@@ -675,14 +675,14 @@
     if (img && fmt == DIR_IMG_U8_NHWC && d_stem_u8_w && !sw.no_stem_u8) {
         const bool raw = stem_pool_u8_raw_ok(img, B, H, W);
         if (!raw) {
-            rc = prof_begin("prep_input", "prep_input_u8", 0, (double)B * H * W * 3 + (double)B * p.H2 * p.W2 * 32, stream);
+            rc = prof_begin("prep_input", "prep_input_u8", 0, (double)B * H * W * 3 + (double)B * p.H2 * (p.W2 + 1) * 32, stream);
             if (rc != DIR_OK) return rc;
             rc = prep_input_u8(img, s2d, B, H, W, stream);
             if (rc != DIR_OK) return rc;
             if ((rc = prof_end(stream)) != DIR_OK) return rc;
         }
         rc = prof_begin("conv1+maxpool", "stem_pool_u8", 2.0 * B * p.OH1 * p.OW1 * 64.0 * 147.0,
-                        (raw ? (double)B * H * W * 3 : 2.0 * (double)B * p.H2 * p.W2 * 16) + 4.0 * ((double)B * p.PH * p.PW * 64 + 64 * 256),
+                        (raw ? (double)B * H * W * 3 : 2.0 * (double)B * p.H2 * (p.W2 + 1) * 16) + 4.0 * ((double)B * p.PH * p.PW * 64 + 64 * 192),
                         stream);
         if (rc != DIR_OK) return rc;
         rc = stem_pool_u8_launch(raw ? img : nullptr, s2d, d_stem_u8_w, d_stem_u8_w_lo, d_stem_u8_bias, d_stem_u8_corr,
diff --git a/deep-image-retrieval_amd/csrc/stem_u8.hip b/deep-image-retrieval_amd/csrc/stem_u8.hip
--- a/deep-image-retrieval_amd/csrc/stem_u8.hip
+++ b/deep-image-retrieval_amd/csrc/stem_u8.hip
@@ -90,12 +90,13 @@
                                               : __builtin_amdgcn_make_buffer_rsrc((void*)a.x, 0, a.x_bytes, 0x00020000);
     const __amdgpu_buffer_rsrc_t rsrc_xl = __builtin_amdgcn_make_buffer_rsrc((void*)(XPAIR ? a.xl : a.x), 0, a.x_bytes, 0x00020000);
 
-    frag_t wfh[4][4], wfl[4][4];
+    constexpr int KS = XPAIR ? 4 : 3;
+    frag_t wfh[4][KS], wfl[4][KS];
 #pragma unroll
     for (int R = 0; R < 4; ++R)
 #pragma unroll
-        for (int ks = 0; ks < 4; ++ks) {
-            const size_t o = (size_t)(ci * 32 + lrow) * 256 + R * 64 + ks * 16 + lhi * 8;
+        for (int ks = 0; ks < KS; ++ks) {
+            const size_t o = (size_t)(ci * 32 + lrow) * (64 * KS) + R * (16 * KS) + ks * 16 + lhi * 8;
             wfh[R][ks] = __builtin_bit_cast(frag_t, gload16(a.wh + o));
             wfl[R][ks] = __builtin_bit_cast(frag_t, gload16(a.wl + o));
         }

※ ※ ※

* [Exercise goal]: Nothing but the lines from the first line of the data through the line with "p.W2 * 16) +" should be returned, exactly as they appear, both ends included.

* [Answer for the task]:
@@ -675,14 +675,14 @@
     if (img && fmt == DIR_IMG_U8_NHWC && d_stem_u8_w && !sw.no_stem_u8) {
         const bool raw = stem_pool_u8_raw_ok(img, B, H, W);
         if (!raw) {
-            rc = prof_begin("prep_input", "prep_input_u8", 0, (double)B * H * W * 3 + (double)B * p.H2 * p.W2 * 32, stream);
+            rc = prof_begin("prep_input", "prep_input_u8", 0, (double)B * H * W * 3 + (double)B * p.H2 * (p.W2 + 1) * 32, stream);
             if (rc != DIR_OK) return rc;
             rc = prep_input_u8(img, s2d, B, H, W, stream);
             if (rc != DIR_OK) return rc;
             if ((rc = prof_end(stream)) != DIR_OK) return rc;
         }
         rc = prof_begin("conv1+maxpool", "stem_pool_u8", 2.0 * B * p.OH1 * p.OW1 * 64.0 * 147.0,
-                        (raw ? (double)B * H * W * 3 : 2.0 * (double)B * p.H2 * p.W2 * 16) + 4.0 * ((double)B * p.PH * p.PW * 64 + 64 * 256),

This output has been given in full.